Son of Granholm Inches Closer

By on July 2, 2018

Two recent developments reinforce my expectation that the Supreme Court will need to clarify the scope of its 2005 Granholm v. Heald decision within the next few years.

Granholm struck down state restrictions on the interstate sale and shipment of wine by wineries, where the state permitted in-state wineries to engage in such direct-to-consumer sales activities but withheld that privilege from out-of-state wineries. According to that decision, such facially-discriminatory laws are virtually per se unconstitutional under the so-called “dormant” Commerce Clause, and are not saved by the additional power that states have over alcohol sales under the 21st Amendment. The Granholm court also referred to the three-tier system as “unquestionably legitimate.”

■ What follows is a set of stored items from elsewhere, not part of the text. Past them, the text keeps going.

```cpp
template <int VEC, int LPR, bool EXACT, bool SUM, bool OFF32, bool PIPE = false, bool SHORT = false, bool EPI = false, int FB = 8, bool LISTS = false,
          typename TS = float, typename TD = float, bool ROWVAL = false>
__global__ __launch_bounds__(kBlock, (min_waves_per_simd<VEC, LPR, EXACT, SUM, OFF32, PIPE, SHORT, EPI, FB, LISTS, TS>())) void spmm_hops_kernel(const LaunchParams p) {
    static_assert(!LISTS || (EXACT && !SHORT && !PIPE && (LPR == 16 || LPR == 32)), "list-driven launches exist for 64- and 128-column slices");
    static_assert(EXACT || LPR == kWave, "column-tiled path uses the whole wave per row");
    static_assert(!ROWVAL || (uses_index_window<LPR, EXACT, PIPE, SHORT, EPI, LISTS>() && !SUM), "row values: forward walk on the index window");
    __shared__ float partial[kWavesPerBlock][kMaxTileCols];
    using off_t = typename std::conditional<OFF32, uint32_t, int64_t>::type;
    constexpr int NP = Tree<LPR>::NP;
    constexpr int kMainB = LISTS ? FB : (LPR >= 32 ? H2GCN_WIDE_MAXB : H2GCN_MAIN_MAXB);

    const int lane = threadIdx.x & (kWave - 1);
    const int wave = wave_uniform(threadIdx.x >> 6);
    const int li = lane % LPR;
    const int g = lane / LPR;
    const int n_sel = p.n_sel;

    const int64_t bid = blockIdx.x;
    const int slice = EXACT ? (int)(bid / p.blocks_per_slice) : 0;
    const int64_t b = EXACT ? bid - (int64_t)slice * p.blocks_per_slice : bid;
    const int col_begin = EXACT ? slice * (VEC * LPR) : 0;
    const int col_end = EXACT ? col_begin + VEC * LPR : p.d;
    const int64_t src_col_begin = EXACT ? (int64_t)slice * p.src_slice_stride : 0;
    const int lcol = col_begin + li * VEC;
    const int ecol = EXACT ? ((lcol + VEC <= p.d_src) ? lcol : p.d_src - VEC) : lcol;
    const off_t lane_off0 = (off_t)((ecol - col_begin + VEC) * (int)sizeof(TS));
    constexpr int kBias = EXACT ? VEC : 0;

    if (b < p.n_long) {
        const int64_t entry = p.long_list[b];
        const int64_t row = SUM ? entry : (entry >> 4);
        const int s_first = SUM ? 0 : (int)(entry & 15);
        const int s_last = SUM ? n_sel : s_first + 1;
        for (int col0 = col_begin; col0 < col_end; col0 += VEC * LPR) {
            const bool lane_active = EXACT || (col0 + li * VEC < p.d);
            float acc[NP][VEC];
            zero_acc<VEC, NP>(acc);
            for (int s = s_first; s < s_last; ++s) {
                const HopCsr& h = p.hop[s];
                const int64_t sb = h.rowptr[row], se = h.rowptr[row + 1];
                const GatherAddr<OFF32> addr{reinterpret_cast<const char*>(src_ptr<TS>(p.src) + p.src_hop_off[s] + src_col_begin + (col0 - col_begin) - kBias),
                                             EXACT ? lane_off0 : (off_t)(li * VEC * (int)sizeof(TS)), (off_t)(p.ld_src * sizeof(TS))};
                if constexpr (ROWVAL)
                    accumulate_segment<TS, VEC, LPR, !EXACT, OFF32, kMainB, true>(h.colidx, nullptr, sb, se, wave, kWavesPerBlock, addr, lane,
                                                                              lane_active, acc, p.rowval[s][row]);
                else
                    accumulate_segment<TS, VEC, LPR, !EXACT, OFF32, kMainB>(h.colidx, h.vals, sb, se, wave, kWavesPerBlock, addr, lane,
                                                                            lane_active, acc);
            }
            float tot[VEC];
            fold_tree<VEC, LPR, NP>(acc, tot);
            if (g == 0) {
                const int rel = EXACT ? ecol - col_begin : li * VEC;
                if (!EXACT || lcol < p.d_src) {
#pragma unroll
                    for (int i = 0; i < VEC; ++i)
                        if (rel + i >= 0) partial[wave][rel + i] = tot[i];
                }
            }
            __syncthreads();
            const int c = threadIdx.x;
            if (c < VEC * LPR && col0 + c < p.d) {
                float t = partial[0][c];
#pragma unroll
                for (int w = 1; w < kWavesPerBlock; ++w) t += partial[w][c];
                const int64_t off = row * p.ld_dst + (SUM ? 0 : p.dst_hop_off[s_first]) + col0 + c;
                if constexpr (EPI) {
                    if constexpr (std::is_same<TD, float>::value)
                        if (p.accumulate) t += dst_ptr<float>(p.dst)[off];
                    if (p.bias) t += p.bias[col0 + c];
                    if (p.relu) t = relu_keep_nan(t);
                }
                store_one<TD>(dst_ptr<TD>(p.dst) + off, t);
            }
            if (!EXACT) __syncthreads();
        }
        return;
    }

    const int64_t tb = b - p.n_long;
    int64_t tile;
    if constexpr (LISTS) {
        __shared__ uint64_t s_seg[kWavesPerBlock][kShortSumHops][kWave];
        __shared__ int32_t s_row[kWavesPerBlock][kWave];
        const int64_t q = tb >> 3;
        const int i8 = (int)(tb & 7);
        const int64_t n_groups = p.short_groups + p.med_groups;
        const int64_t s_before = (q * p.short_groups) / n_groups;
        if (((q + 1) * p.short_groups) / n_groups > s_before)
            short_list_blocks<TS, TD, VEC, LPR, SUM, OFF32, EPI, H2GCN_SHORT_PREFETCH>(p, s_before * kNumXcd + i8, lane, wave, (int64_t)lane_off0,
                                                                               src_col_begin, lcol, ecol, s_seg, s_row);
        else
            medium_list_blocks<TS, TD, VEC, LPR, SUM, OFF32, EPI, FB>(p, (q - s_before) * kNumXcd + i8, lane, wave, (int64_t)lane_off0,
                                                              src_col_begin, lcol, ecol);
        return;
    } else {
        tile = (tb % kNumXcd) * p.tiles_per_xcd + tb / kNumXcd;
    }
    if (tile >= p.n_tiles) return;
    const int rpw = p.rows_per_wave;
    const int64_t row0 = (tile * kWavesPerBlock + wave) * rpw;
    if (row0 >= p.n_rows) return;
    const int64_t rows_here_l = p.n_rows - row0;
    const int rows_here = rows_here_l < rpw ? (int)rows_here_l : rpw;

    int64_t rp = 0;
    float rv = 0.f;
    {
        const int hs = lane / (rpw + 1), r = lane % (rpw + 1);
        if (hs < n_sel && r <= rows_here) rp = p.hop[hs].rowptr[row0 + r];
        if constexpr (ROWVAL)
            if (hs < n_sel && r < rows_here) rv = p.rowval[hs][row0 + r];
    }
    const int rp_lo = (int)(rp & 0xffffffff), rp_hi = (int)(rp >> 32);
    auto seg_bound = [&](int l) -> int64_t {
        return ((int64_t)__builtin_amdgcn_readlane(rp_hi, l) << 32) | (uint32_t)__builtin_amdgcn_readlane(rp_lo, l);
    };

    if constexpr (SHORT && EXACT && (kWave / LPR == 2 || kWave / LPR == 4)) {
        in_tile_short_rows<TS, TD, VEC, LPR, SUM, OFF32, EPI, FB>(p, lane, rpw, row0, rows_here, rp_lo, rp_hi, (int64_t)lane_off0, src_col_begin, lcol, ecol);
        return;
    }
    if constexpr (uses_index_window<LPR, EXACT, PIPE, SHORT, EPI, LISTS>()) {
        __shared__ uint32_t ring[kWavesPerBlock][kRingHops][(ROWVAL ? 1 : 2) * kRingCap];
        bool fits = n_sel <= kRingHops;
#pragma unroll
        for (int s = 0; s < kRingHops; ++s)
            if (s < n_sel && seg_bound(s * (rpw + 1) + rows_here) - seg_bound(s * (rpw + 1)) > kRingMaxRange) fits = false;
        if (fits) {
            window_tile_walk<TS, TD, VEC, LPR, SUM, OFF32, EPI, kMainB, ROWVAL>(p, lane, rpw, row0, rows_here, rp, (int64_t)lane_off0, src_col_begin, lcol,
// ... 265 lines not shown
```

In the years since Granholm, lower federal courts have wrestled with the question of whether or not the Commerce Clause’s non-discrimination principle is limited to state laws imposing different rules on in-state versus out-of-state producers and products. Decisions by several Circuit Courts of Appeal, including the US Court of Appeals for the Second Circuit (Arnold’s Wines, 2009) and the Eighth Circuit (Southern Wine, 2013), have concluded that only those state laws discriminating against out-of-state producers or products face the high level of scrutiny mandated by Granholm. Others, including the Fifth Circuit (Cooper II, 2016) and the Sixth Circuit (Byrd, 2018), have concluded that state laws regulating the wholesale- and retail-tiers remain subject to vigorous Commerce Clause scrutiny. Notably, however, the Fifth and Sixth Circuit opinions also suggest that the outcome of a challenge to a state law regulating the wholesale- or retail-tier may depend on the type of law challenged, and both involved residency requirements for licensees, not laws directly regulating the sale and shipment of alcohol.

Developments in the past month add incremental pressure on the federal judiciary to provide clarity on these issues.

First, on June 14, 2018 Orion Wine Imports filed a complaint alleging that the California laws prohibiting out-of-state wine importers and wholesalers from selling directly to California retailers violate the dormant Commerce Clause, as in-state importers and wholesalers can (of course) make such sales. (As in most Commerce Clause cases, the complaint also includes a count arising under the Privileges and Immunities Clause, but such claims almost invariably rise or fall with the outcome of the Commerce Clause claim.) Among the counsel for Orion Wine Imports are Robert Epstein and James Tanford, two Indiana-based attorneys who have been at the forefront of direct wine shipping litigation for almost two decades. Notably, California falls within the Ninth Circuit, and that court has yet to issue an opinion taking a position on the application of Granholm to laws regulating the wholesale- or retail-tiers.

Second, on June 15 the US District Court for the Eastern District of Missouri handed down an opinion in Sarasota Wine Market v. Parson, E.D. Mo. No. 4:17CV2792 HEA. The opinion grants the state defendants’ motion to dismiss a case brought by a Florida wine retailer and a Missouri resident seeking to purchase wine from out-of-state retailers. Because Missouri sits within the Eighth Circuit, it was not surprising at all that the district court found the plaintiffs’ claims under the Commerce Clause and Privileges and Immunities Clause foreclosed by the Eighth Circuit’s 2013 decision in Southern Wine and Spirits v. Division of Alc. & Tobacco Control. Much more surprising was the district court’s conclusion that the plaintiffs lacked standing to sue. An appeal seems likely.

With another post-Granholm case filed and another case decided and likely headed to an appeal, these developments add incrementally to the pressure for the US Supreme Court to hear a case involving the application of the dormant Commerce Clause to a state alcohol beverage law regulating the wholesale- or retail-tier. Which particular case and particular issue eventually becomes the subject of Supreme Court review is anyone’s guess. But the stakes are high for both sides: A limitation of the non-discrimination principles arising from the Commerce Clause to state alcohol laws regulating only producers or products would remove an important tool that various plaintiffs have used to challenge the alcohol market’s status quo in the past decade. Conversely, the broad application of non-discrimination principles to state alcohol laws regulating wholesale and retail sales would forcefully push the United States towards a single national alcohol beverage market.

It remains possible that the Supreme Court does not address these questions for decades. But the existing circuit split and escalating litigation activity illustrated by last month’s developments all point to a Granholm sequel at the Supreme Court—what I call the “Son of Granholm”—sooner rather than later.